### Task requirements:
Your job with the data below is to output exactly the lines from the one holding "111 lines not shown" down to the one holding "for (int j = 0; j < CVF_MAX_NETS; ++j) crow[j]", both included, and no others.

+ + + +

template <int D_>
__global__ void __launch_bounds__(4 * D_)
token0_dist_kernel(T0Params p) {
  using G_ = T0G<D_>;
  constexpr int DM = G_::DM, DFF = G_::DFF, HD = G_::HD, NT = G_::NT, SLOTS = G_::SLOTS, FPL = G_::FPL, REC = G_::REC;
  constexpr int NV = G_::NV, NQ = G_::NQ, MAXLD = G_::MAXLD, RT = G_::RT;
  constexpr int OFF_A = G_::OFF_A, OFF_A0 = G_::OFF_A0, OFF_WV = G_::OFF_WV, OFF_WO = G_::OFF_WO, OFF_W1 = G_::OFF_W1, OFF_W2 = G_::OFF_W2, OFF_OB = G_::OFF_OB;
  __shared__ __attribute__((aligned(16))) float smem[G_::SMEM];
  float* const sZ = smem;
  float* const sRed = smem + SLOTS * DM;
  float* const sV = sRed + 4 * DFF;
  float* const sX0 = sV, *const sQ = sV + DM, *const sNum = sV + 2 * DM, *const sXa = sV + 3 * DM, *const sH = sV + 4 * DM;
  float* const sML = sV + 5 * DM;
  float* const sVv = sV + 5 * DM + 2 * SLOTS + 8;
  int* const sFlag = reinterpret_cast<int*>(sV + 5 * DM + 2 * SLOTS);
  const int G = NH * p.nts, HS = DFF / G, nld = HS / 16;
  const int b = blockIdx.y, j = blockIdx.x, head = j & 3, ts = j >> 2;
  const int tid = threadIdx.x, lane = tid & 63, wave = tid >> 6;
  const float* xb = p.x1 + (int64_t)b * p.T * DM;
  const float* W = p.img;

  const int o5 = tid % HD, kq5 = tid / HD;
  const int f7 = tid % DM, kq7 = tid / DM;
  const int n1 = tid % HS, kq1 = tid / HS;
  f32x4 wv[NV], wo[NV], w1[MAXLD], w2[MAXLD];
#pragma unroll
  for (int i = 0; i < NV; ++i) {
    wv[i] = ldg_f32x4(W + OFF_WV + ((NV * kq5 + i) * DM + HD * head + o5) * 4);
    wo[i] = ldg_f32x4(W + OFF_WO + (((HD / 4) * head + NV * kq7 + i) * DM + f7) * 4);
  }
#pragma unroll
  for (int i = 0; i < MAXLD; ++i)
    if (i < nld) {
      w1[i] = ldg_f32x4(W + OFF_W1 + ((kq1 * nld + i) * DFF + j * HS + n1) * 4);
      w2[i] = ldg_f32x4(W + OFF_W2 + (((j * HS) / 4 + kq7 * nld + i) * DM + f7) * 4);
    }

  constexpr bool A_EARLY = DM == 128;
  const float* const A = W + OFF_A + (int64_t)head * DM * DM;
  f32x4 w[NQ];
  if constexpr (A_EARLY) {
#pragma unroll
    for (int i = 0; i < NQ; ++i) w[i] = ldg_f32x4(A + ((NQ * kq7 + i) * DM + f7) * 4);
  }
  const int len = min((int)p.num_ims[b] + 1, p.T);
  const int chunk = (len + p.nts - 1) / p.nts;
  const int k0 = ts * chunk, k1 = min(len, k0 + chunk);
  const int l5 = lane & 31, slot = wave * 2 + (lane >> 5);
  float xa[RT][FPL], xn[RT][FPL];
  auto fetch = [&](float (&dst)[RT][FPL], int base) __attribute__((always_inline)) {
#pragma unroll
    for (int u = 0; u < RT; ++u) ld_feats<FPL>(xb + (int64_t)max(min(base + u * SLOTS + slot, k1 - 1), 0) * DM + FPL * l5, dst[u]);
  };
  if (A_EARLY && k0 < k1) fetch(xa, k0);

  if (tid < DM) sX0[tid] = xb[(p.special_last ? (int64_t)min((int)p.num_ims[b], p.T - 1) * DM : 0) + tid];
  __syncthreads();
  {
    if constexpr (!A_EARLY) {
#pragma unroll
      for (int i = 0; i < NQ; ++i) w[i] = ldg_f32x4(A + ((NQ * kq7 + i) * DM + f7) * 4);
    }
    float acc = 0.f;
#pragma unroll
    for (int i = 0; i < NQ; ++i) acc += dot4(w[i], *reinterpret_cast<const f32x4*>(sX0 + (DM / 4) * kq7 + 4 * i));
    sRed[kq7 * DM + f7] = acc;
  }
  __syncthreads();
  if (tid < DM) sQ[tid] = ((sRed[tid] + sRed[DM + tid]) + (sRed[2 * DM + tid] + sRed[3 * DM + tid])) + W[OFF_A0 + head * DM + tid];
// ... 44 lines not shown
  if (l5 == 0) { sML[2 * slot] = m; sML[2 * slot + 1] = l; }
  __syncthreads();
  float Mloc = -1e30f;
#pragma unroll
  for (int sl = 0; sl < SLOTS; ++sl) Mloc = fmaxf(Mloc, sML[2 * sl]);
  if (tid < DM) {
    float num = 0.f;
#pragma unroll
    for (int sl = 0; sl < SLOTS; ++sl) num = fmaf(sZ[sl * DM + tid], __builtin_amdgcn_exp2f(sML[2 * sl] - Mloc), num);
    sNum[tid] = num;
  }
  float den = 0.f;
#pragma unroll
  for (int sl = 0; sl < SLOTS; ++sl) den = fmaf(sML[2 * sl + 1], __builtin_amdgcn_exp2f(sML[2 * sl] - Mloc), den);
  __syncthreads();
  {
    float acc = 0.f;
#pragma unroll
    for (int i = 0; i < NV; ++i) acc += dot4(wv[i], *reinterpret_cast<const f32x4*>(sNum + 4 * (NV * kq5 + i)));
    sRed[kq5 * HD + o5] = acc;
  }
  __syncthreads();
  if (tid < HD) {
    float acc = 0.f;
#pragma unroll
    for (int k = 0; k < NT / HD; ++k) acc += sRed[k * HD + tid];
    sVv[tid] = acc;
  }
  __syncthreads();
  {
    float acc = 0.f;
#pragma unroll
    for (int i = 0; i < NV; ++i) acc += dot4(wo[i], *reinterpret_cast<const f32x4*>(sVv + 4 * (NV * kq7 + i)));
    sRed[2 * DFF + kq7 * DM + f7] = acc;
  }
  __syncthreads();
  float* rec = p.partials + ((int64_t)b * G + j) * REC;
  if (tid < DM) {
    const float* r4 = sRed + 2 * DFF + tid;
    st_agent(rec + 4 + tid, (r4[0] + r4[DM]) + (r4[2 * DM] + r4[3 * DM]));
    if (tid == 0) { st_agent(rec, Mloc); st_agent(rec + 1, den); }
  }
  asm volatile("s_waitcnt vmcnt(0)" ::: "memory");
  __syncthreads();
  int* cnt = p.counters + 3 * b;
  if (tid == 0) {
    __hip_atomic_fetch_add(cnt, 1, __ATOMIC_RELEASE, __HIP_MEMORY_SCOPE_AGENT);
    int spins = 0;
    while (__hip_atomic_load(cnt, __ATOMIC_RELAXED, __HIP_MEMORY_SCOPE_AGENT) < G) {
      __builtin_amdgcn_s_sleep(1);
      if (++spins > SPIN_LIMIT) {
        if (p.status) atomicOr(p.status, 4);
        break;
      }
    }
    __builtin_amdgcn_fence(__ATOMIC_ACQUIRE, "agent");
  }
  __syncthreads();
  {
    const int h = kq7;
    const float* hp = p.partials + (int64_t)b * G * REC;
    float pm[8], pl[8], pu[8];
#pragma unroll
    for (int t = 0; t < 8; ++t) {
      const int tc = min(t, p.nts - 1);
      const float* r = hp + (tc * NH + h) * REC;
      pm[t] = ld_agent(r); pl[t] = ld_agent(r + 1); pu[t] = ld_agent(r + 4 + f7);
    }
    float M = -1e30f;
#pragma unroll
    for (int t = 0; t < 8; ++t) if (t < p.nts) M = fmaxf(M, pm[t]);
    float num = 0.f, dn = 0.f;
#pragma unroll
    for (int t = 0; t < 8; ++t)
      if (t < p.nts) {
        const float w = __builtin_amdgcn_exp2f(pm[t] - M);
        num = fmaf(pu[t], w, num);
        dn = fmaf(pl[t], w, dn);
      }
    sRed[h * DM + f7] = num / dn;
  }
  __syncthreads();
  if (tid < DM) sXa[tid] = sX0[tid] + (((sRed[tid] + sRed[DM + tid]) + (sRed[2 * DM + tid] + sRed[3 * DM + tid])) + W[OFF_OB + tid]);
  __syncthreads();
  block_layernorm_d<DM>(sXa, p.ln1g, p.ln1b, p.eps, tid);
  if (tid < DM) sXa[tid] += p.cab[tid];
  __syncthreads();
  block_layernorm_d<DM>(sXa, p.ln2g, p.ln2b, p.eps, tid);
  {
    float acc = 0.f;
#pragma unroll
    for (int i = 0; i < MAXLD; ++i)
      if (i < nld) acc += dot4(w1[i], *reinterpret_cast<const f32x4*>(sXa + (kq1 * nld + i) * 4));
    sRed[kq1 * HS + n1] = acc;
  }
  __syncthreads();
  if (tid < HS) {
    float acc = 0.f;
    const int ng = NT / HS;
    for (int k = 0; k < ng; ++k) acc += sRed[k * HS + tid];
    sH[tid] = fmaxf(acc + p.b1[j * HS + tid], 0.f);
  }
  __syncthreads();
  {
    float acc = 0.f;
#pragma unroll
    for (int i = 0; i < MAXLD; ++i)
      if (i < nld) acc += dot4(w2[i], *reinterpret_cast<const f32x4*>(sH + (kq7 * nld + i) * 4));
    sRed[2 * DFF + kq7 * DM + f7] = acc;
  }
  __syncthreads();
  float* rec2 = p.partials + (int64_t)gridDim.y * (G * REC + DM) + ((int64_t)b * G + j) * DM;
  if (tid < DM) {
    const float* r4 = sRed + 2 * DFF + tid;
    st_agent(rec2 + tid, (r4[0] + r4[DM]) + (r4[2 * DM] + r4[3 * DM]));
  }
  asm volatile("s_waitcnt vmcnt(0)" ::: "memory");
  __syncthreads();
  if (tid == 0) *sFlag = (__hip_atomic_fetch_add(cnt + 2, 1, __ATOMIC_ACQ_REL, __HIP_MEMORY_SCOPE_AGENT) == G - 1) ? 1 : 0;
  __syncthreads();
  if (*sFlag == 0) return;
  if (tid == 0) {
    __hip_atomic_store(cnt, 0, __ATOMIC_RELAXED, __HIP_MEMORY_SCOPE_AGENT);
    __hip_atomic_store(cnt + 2, 0, __ATOMIC_RELAXED, __HIP_MEMORY_SCOPE_AGENT);
  }
  {
    const float* r2 = p.partials + (int64_t)gridDim.y * (G * REC + DM) + (int64_t)b * G * DM;
    float acc = 0.f;
    for (int g = kq7; g < G; g += 4) acc += ld_agent(r2 + g * DM + f7);
    sRed[kq7 * DM + f7] = acc;
  }
  __syncthreads();
  if (tid < DM) sXa[tid] = sXa[tid] + (((sRed[tid] + sRed[DM + tid]) + (sRed[2 * DM + tid] + sRed[3 * DM + tid])) + p.b2[tid]);
  __syncthreads();
  block_layernorm_d<DM>(sXa, p.ln3g, p.ln3b, p.eps, tid);
  block_layernorm_d<DM>(sXa, p.lnfg, p.lnfb, p.eps_f, tid);
  if (tid < DM) {
    float v = sXa[tid];
    if (p.ctx_prev) v += p.ctx_prev[(int64_t)b * p.ctx_stride + tid];
    sXa[tid] = v;
    p.ctx_out[(int64_t)b * DM + tid] = v;
  }
  __syncthreads();
  for (int jj = wave; jj < p.num_logits; jj += NT / 64) {
    const float* w = p.wcls + (int64_t)jj * p.cls_in;
    float acc = 0.f;
    if (p.ctx_all) {
      for (int i = lane; i < p.ctx_depth * DM; i += 64) acc += w[i] * p.ctx_all[(int64_t)b * p.ctx_depth * DM + i];
      w += p.ctx_depth * DM;
    }
#pragma unroll
    for (int i = 0; i < DM / 64; ++i) acc += w[lane + 64 * i] * sXa[lane + 64 * i];
    acc = wave_sum64(acc);
    if (lane == 0) p.logits[(int64_t)b * p.num_logits + jj] = acc + p.bcls[jj];
  }
}
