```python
_LAUNCHES = {"esvit_colsum": 2, "esvit_gemm_mul_colsum": 2, "esvit_gemm_mul_colsum2": 2, "esvit_gemm_wgrad": 2}
_launch_count = 0
_timed_names = set()
_timed_events = []
_META = {
    "esvit_dino_ce_bwd": lambda a: {"rows": int(a[-3]), "K": int(a[-2])},
    "esvit_window_attn_bwd": lambda a: _attn_meta(a),
    "esvit_window_attn_fwd": lambda a: _attn_meta(a),
    "esvit_window_attn_probs": lambda a: _attn_meta(a),
    "esvit_gemm_bias_act": lambda a: {"M": int(a[5]), "N": int(a[6]), "K": int(a[7])},
    "esvit_gemm_mul_colsum": lambda a: {"M": int(a[6]), "N": int(a[7]), "K": int(a[8])},
    "esvit_gemm_bf16": lambda a: {"M": int(a[5]), "N": int(a[6]), "K": int(a[7]), "b_mn": int(a[9]), "act": int(a[10]),
                                  "pre": a[4] is not None and a[4].value is not None},
    "esvit_gemm_mul_colsum2": lambda a: {"M": int(a[6]), "N": int(a[7]), "K": int(a[8])},
    "esvit_gemm_wgrad": lambda a: {"T": int(a[4]), "N": int(a[5]), "K": int(a[6])},
    "esvit_add_ln_fwd": lambda a: {"T": int(a[-3]), "C": int(a[-2]), "has_x": a[0] is not None and a[0].value is not None,
                                   "has_delta": a[1] is not None and a[1].value is not None},
    "esvit_add_ln_bwd": lambda a: {"T": int(a[-3]), "C": int(a[-2])},
    "esvit_dino_ce_fwd": lambda a: {"rows": int(a[-3]), "K": int(a[-2])},
    "esvit_dino_ce_q_fwd": lambda a: {"rows": int(a[-3]), "K": int(a[-2])},
    "esvit_dino_ce_q_bwd": lambda a: {"rows": int(a[-3]), "K": int(a[-2])},
    "esvit_row_softmax_q": lambda a: {"rows": int(a[-3]), "K": int(a[-2])},
    "esvit_mhsa_fwd": lambda a: {"B": int(a[3]), "L": int(a[4]), "C": int(a[5]), "nH": int(a[6])},
    "esvit_mhsa_bwd": lambda a: {"B": int(a[6]), "L": int(a[7]), "C": int(a[8]), "nH": int(a[9])},
    "esvit_vit_tokens_bwd": lambda a: {"B": int(a[-5]), "N": int(a[-4]), "D": int(a[-3])},
    "esvit_patch_embed_fwd": lambda a: {"B": int(a[-5]), "H": int(a[-4]), "W": int(a[-3]), "E": int(a[-2])},
    "esvit_patch_embed_bwd": lambda a: {"B": int(a[-5]), "H": int(a[-4]), "W": int(a[-3]), "E": int(a[-2])},
}


def _attn_meta(a):
    B, H, W, C, nH, ws = (int(a[i]) for i in (-9, -8, -7, -6, -5, -4))
    return {"tokens": B * H * W, "C": C, "nH": nH, "ws": ws, "windows": B * (-(-H // ws)) * (-(-W // ws))}


def reset_counters() -> None:
    global _launch_count
    _launch_count = 0
    _timed_events.clear()


def launch_count() -> int:
    return _launch_count


def time_entry_point(names) -> None:
    global _timed_names
    if names is None:
# ... 41 lines not shown
```

### esvit_b200/csrc/gemm2_wgmma.cu

```cuda
#include <cuda.h>

#include "common.cuh"

namespace hg {

constexpr int BK = 64;
constexpr int FOLD_THREADS = 64;
constexpr int SMEM_LIMIT = 232448;
enum { EPI_BIAS = 0, EPI_GELU = 1, EPI_MUL = 2, EPI_F32 = 3 };

__device__ __forceinline__ uint32_t smem_u32(const void* p) { return (uint32_t)__cvta_generic_to_shared(p); }
__device__ __forceinline__ void mbar_init(uint64_t* bar, uint32_t count) {
  asm volatile("mbarrier.init.shared::cta.b64 [%0], %1;\n" ::"r"(smem_u32(bar)), "r"(count));
}
__device__ __forceinline__ void mbar_expect_tx(uint64_t* bar, uint32_t bytes) {
  asm volatile("mbarrier.arrive.expect_tx.shared::cta.b64 _, [%0], %1;\n" ::"r"(smem_u32(bar)), "r"(bytes) : "memory");
}
__device__ __forceinline__ void mbar_arrive(uint64_t* bar) {
  asm volatile("mbarrier.arrive.shared::cta.b64 _, [%0];\n" ::"r"(smem_u32(bar)) : "memory");
}
__device__ __forceinline__ uint64_t global_ns() {
  uint64_t t;
  asm volatile("mov.u64 %0, %%globaltimer;\n" : "=l"(t));
  return t;
// ... 54 lines not shown
  uint64_t d = 0;
  d |= (uint64_t)((smem_addr & 0x3FFFF) >> 4);
  d |= (uint64_t)(mn_major ? (8192 >> 4) : 1) << 16;
  d |= (uint64_t)(1024 >> 4) << 32;
  d |= (uint64_t)1 << 62;
  return d;
}
__device__ __forceinline__ void wgmma_fence() { asm volatile("wgmma.fence.sync.aligned;\n" ::: "memory"); }
__device__ __forceinline__ void wgmma_commit() { asm volatile("wgmma.commit_group.sync.aligned;\n" ::: "memory"); }
template <int N>
__device__ __forceinline__ void wgmma_wait() { asm volatile("wgmma.wait_group.sync.aligned %0;\n" ::"n"(N) : "memory"); }
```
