template <int H, int NH, bool MULTI, bool GEN>
__global__ __launch_bounds__(256, 4) void ef16_back_kernel(Back16Args args, Back16Nets nets, const float* __restrict__ theta,
                                                            const float* __restrict__ packed, const float* __restrict__ w,
                                                            const float* __restrict__ feat, const float* __restrict__ y_tiled,
// ... 111 lines not shown
  };

  int64_t tile = blockIdx.x;
  do {
    if constexpr (MULTI) {
      asm volatile("" : "+s"(D), "+s"(k));
      derive();
      asm volatile("" : "+v"(lane));
      derive_lane();
    }
    CVF_STAMP(8);
    double crow[CVF_MAX_NETS];
#pragma unroll
    for (int j = 0; j < CVF_MAX_NETS; ++j) crow[j] = coef[k + net * k + (j < k ? j : k - 1)];
    double gS1n = coef[net], gEtn = coef[k + k * k + net];
    double gS1ln = GEN ? 0.0 : coef[2 * k + k * k + net], gS2ln = GEN ? 0.0 : coef[3 * k + k * k + net];
    __builtin_amdgcn_sched_barrier(0);
    const bool lagged = !GEN && tile >= args.T;
    const int64_t t0 = lagged ? tile - args.T : tile;
    const int64_t frame = t0 * CVF_TILE + fo;
    const bool valid = frame < args.B;
    const float wraw = w[valid ? frame : args.B - 1];
    float yb[CVF_MAX_NETS];
#pragma unroll
    for (int j = 0; j < CVF_MAX_NETS; ++j) yb[j] = y_tiled[(t0 * k + (j < k ? j : k - 1)) * CVF_TILE + fo];
    float ylag = 0.0f, wlraw = 0.0f;
    if constexpr (!GEN) {
      ylag = y_tiled[((args.T + t0) * k + net) * CVF_TILE + fo];
      wlraw = args.w_lag[valid ? frame : args.B - 1];
    }
    const URows sv = urows(saved + (tile * k + net) * (int64_t)(kHand<NH>() * NG * 256) + wave * 64, kHand<NH>() * NG * 256 - wave * 64, lane);
    Vec<H, 1> h[NH], e[NH > 1 ? NH - 1 : 1], t[NH];
#pragma unroll
    for (int l = 0; l < NH; ++l) {
#pragma unroll
      for (int rt = 0; rt < RT; ++rt) h[l].v[rt][0] = f32x4{0.0f, 0.0f, 0.0f, 0.0f};
#pragma unroll
      for (int g = 0; g < NG; ++g) h[l].v[g >> 2][0][g & 3] = sv.ld((l * NG + g) * 256);
    }
    if constexpr (GEN) {
#pragma unroll
      for (int l = 0; l + 1 < NH; ++l) {
#pragma unroll
        for (int rt = 0; rt < RT; ++rt) e[l].v[rt][0] = f32x4{0.0f, 0.0f, 0.0f, 0.0f};
#pragma unroll
        for (int g = 0; g < NG; ++g) e[l].v[g >> 2][0][g & 3] = sv.ld(((NH + l) * NG + g) * 256);
      }
#pragma unroll
// ... 147 lines not shown
          for (int pr = wave; pr < RTO * CTH; pr += WPB) {
            const int rt = pr / CTH, ct = pr - rt * CTH;
            emit_tile(l, H, rt, ct, outer2(SA1, SB1, SA2, SB2, rt, ct));
          }
        }
        if (l == NH - 1) emit_last();
        __syncthreads();
      } else {
        if (strip) {
#pragma unroll
          for (int c = 0; c < 4; ++c) {
            if (c < ncol) {
              const float xv = c == nfeat ? 1.0f : xs[c < 3 ? c : 2];
              const float qv = c == nfeat ? 0.0f : gamma * qs[c < 3 ? c : 2];
              const float pick = strip_rows<H>([&](int rt, int r) {
                if constexpr (GEN) return fmaf(zbar.v[rt][0][r], xv, dl.v[rt][0][r] * qv);
                else return zbar.v[rt][0][r] * xv;
              }, col);
              if (col < NG && rowf < H) SB1[(wave * H + rowf) * 4 + c] = pick;
            }
          }
        }
        __syncthreads();
        auto half0 = [&](f32x4 (&acc)[RTO], const float* SA, const float4 (&b)[4], int ct, int rt0, int rstep, bool ones) {
          const int i = 16 * ct + row16;
          const float pad = (ones && i == D) ? 1.0f : 0.0f;
#pragma unroll
          for (int rt = 0; rt < RTO; ++rt) {
            if (rt >= rt0 && (rt - rt0) % rstep == 0) {
              const float4* a1 = reinterpret_cast<const float4*>(SA + (16 * rt + row16) * kPitch + 4 * q);
              float4 av[4];
#pragma unroll
              for (int j = 0; j < 4; ++j) av[j] = a1[4 * j];
#pragma unroll
              for (int j = 0; j < 4; ++j) {
                acc[rt] = mfma4(av[j].x, i < D ? b[j].x : pad, acc[rt]);
                acc[rt] = mfma4(av[j].y, i < D ? b[j].y : pad, acc[rt]);
                acc[rt] = mfma4(av[j].z, i < D ? b[j].z : pad, acc[rt]);
                acc[rt] = mfma4(av[j].w, i < D ? b[j].w : pad, acc[rt]);
              }
            }
          }
        };
        const int extra = (CTM - WPB) * RTO;
        f32x4 acc[RTO];
#pragma unroll
        for (int rt = 0; rt < RTO; ++rt) acc[rt] = f32x4{0.0f, 0.0f, 0.0f, 0.0f};
        auto tail0 = [&](f32x4& tacc, const float* SA, const float4 (&b)[4], int ct, bool ones) {
          const int i = 16 * ct + row16;
          const float pad = (ones && i == D) ? 1.0f : 0.0f;
          const float4* a1 = reinterpret_cast<const float4*>(SA + (16 + (lane & 3)) * kPitch + 4 * q);
          float4 av[4];
#pragma unroll
          for (int j = 0; j < 4; ++j) av[j] = a1[4 * j];
#pragma unroll
          for (int j = 0; j < 4; ++j) {
            tacc = mfma1(av[j].x, i < D ? b[j].x : pad, tacc);
            tacc = mfma1(av[j].y, i < D ? b[j].y : pad, tacc);
            tacc = mfma1(av[j].z, i < D ? b[j].z : pad, tacc);
            tacc = mfma1(av[j].w, i < D ? b[j].w : pad, tacc);
          }
        };
        if (wave < CTM) {
          f32x4 tacc = {0.0f, 0.0f, 0.0f, 0.0f};
          half0(acc, SA1, bA, wave, 0, TAIL4 ? RTO : 1, true);
          if constexpr (TAIL4) tail0(tacc, SA1, bA, wave, true);
          if (wave < extra) request(bA, f_tile, WPB + wave / RTO);
          if constexpr (GEN) {
            half0(acc, SA2, bB, wave, 0, TAIL4 ? RTO : 1, false);
            if constexpr (TAIL4) tail0(tacc, SA2, bB, wave, false);
          }
#pragma unroll
          for (int rt = 0; rt < (TAIL4 ? 1 : RTO); ++rt) emit_tile(0, D, rt, wave, acc[rt]);
          if constexpr (TAIL4) {
            const float v = rows_sum_scatter(tacc);
            int o = 16 + q;
            asm volatile("" : "+v"(o));
            const int i = 16 * wave + row16;
            const bool isw = o < H && i < D, isb = o < H && i == D;
            emit_entry(isw || isb, isw ? o * D + i : HD + (o < H ? o : 0), v);
          }
        }
        for (int pr = wave; pr < extra; pr += WPB) {
          const int ct = WPB + pr / RTO, rt = pr % RTO;
          if (pr != wave || wave >= CTM) request(bA, f_tile, ct);
          if constexpr (GEN) request(bB, q_tile, ct);
#pragma unroll
          for (int r_ = 0; r_ < RTO; ++r_) acc[r_] = f32x4{0.0f, 0.0f, 0.0f, 0.0f};
          half0(acc, SA1, bA, ct, rt, RTO, true);
          if constexpr (GEN) half0(acc, SA2, bB, ct, rt, RTO, false);
#pragma unroll
          for (int r_ = 0; r_ < RTO; ++r_)
            if (r_ == rt) emit_tile(0, D, r_, ct, acc[r_]);
        }
        emit_strip();
        if (NH == 1) emit_last();
        __syncthreads();
      }
    }
    tile += gridDim.x;
  } while (MULTI && tile < args.n_tiles);
  CVF_STAMP(17);
  if (MULTI) {
    __syncthreads();
    for (int i = tid; i < gspan; i += NT) out[i] = GI[i];
  }
  if (step != nullptr && blockIdx.x == 0 && blockIdx.y == 0 && tid == 0) *step += 1;
  CVF_STAMP(18);
}

}
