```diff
diff --git a/suo_slam_amd/csrc/tune.h b/suo_slam_amd/csrc/tune.h
--- a/suo_slam_amd/csrc/tune.h
+++ b/suo_slam_amd/csrc/tune.h
@@ -9,6 +9,13 @@
 inline bool env_set(const char* name) { return getenv(name) != nullptr; }
 }
 
+#ifndef SUO_WX3_FOLD_PLAIN
+#define SUO_WX3_FOLD_PLAIN 1
+#endif
+#ifndef SUO_WX3_FOLD_SPREAD
+#define SUO_WX3_FOLD_SPREAD 1
+#endif
+
 #ifdef SUO_TUNING
 #define SUO_TUNE(name, dflt) suo::env_switch(name, (long)(dflt))
 #else
```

+ + + +

### Task answer:
// ... 111 lines not shown
  };

  int64_t tile = blockIdx.x;
  do {
    if constexpr (MULTI) {
      asm volatile("" : "+s"(D), "+s"(k));
      derive();
      asm volatile("" : "+v"(lane));
      derive_lane();
    }
    CVF_STAMP(8);
    double crow[CVF_MAX_NETS];
#pragma unroll
    for (int j = 0; j < CVF_MAX_NETS; ++j) crow[j] = coef[k + net * k + (j < k ? j : k - 1)];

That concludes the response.